### About this task
The first line of the entries through the line bearing "Workload: dtype f16": copy these lines exactly and return nothing else.

### Provided data
# AutonomousVehicleLaboratory/vision_semantic_segmentation

Hardware: AMD Instinct MI355X
Metric: fused frames/sec/GPU (1920x1080 + 120k pts) + max|dlog-odds| vs ref (higher is better)
Workload: dtype f16 hi+lo split, MX-FP4 correction passes, fp32 accumulate

## Files before the change

vision_semantic_segmentation_amd/csrc/seg_gconv_mfma.hip:

```cpp
#include <cstring>

#include "seg_types.h"

namespace avl {
namespace {

constexpr int TW = 32;
constexpr int CC = 64;

template <typename HT>
struct GconvArgs {
    const HT* in;
    const HT* in_lo;
    const HT* w;
    const float* bias;
    HT* out;
    HT* out_lo;
    char* oq[2];
    char* os[2];
    long long o_srows;
    int H, W, in_ld, OH, OW, out_ld, C;
    int stride, dil;
    int th;
    int tiles_x, tiles_y, cchunks;
    int comb;
    int nsp, nslots;
    int walk;
    int tile_bytes;
    int tw_magic;
    const char* w4;
    const char* w4s;
    const char* xq[2];
    const char* xs[2];
    long long x_srows;
    int dephase;
};
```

### Answer space
# AutonomousVehicleLaboratory/vision_semantic_segmentation

Hardware: AMD Instinct MI355X
Metric: fused frames/sec/GPU (1920x1080 + 120k pts) + max|dlog-odds| vs ref (higher is better)
Workload: dtype f16 hi+lo split, MX-FP4 correction passes, fp32 accumulate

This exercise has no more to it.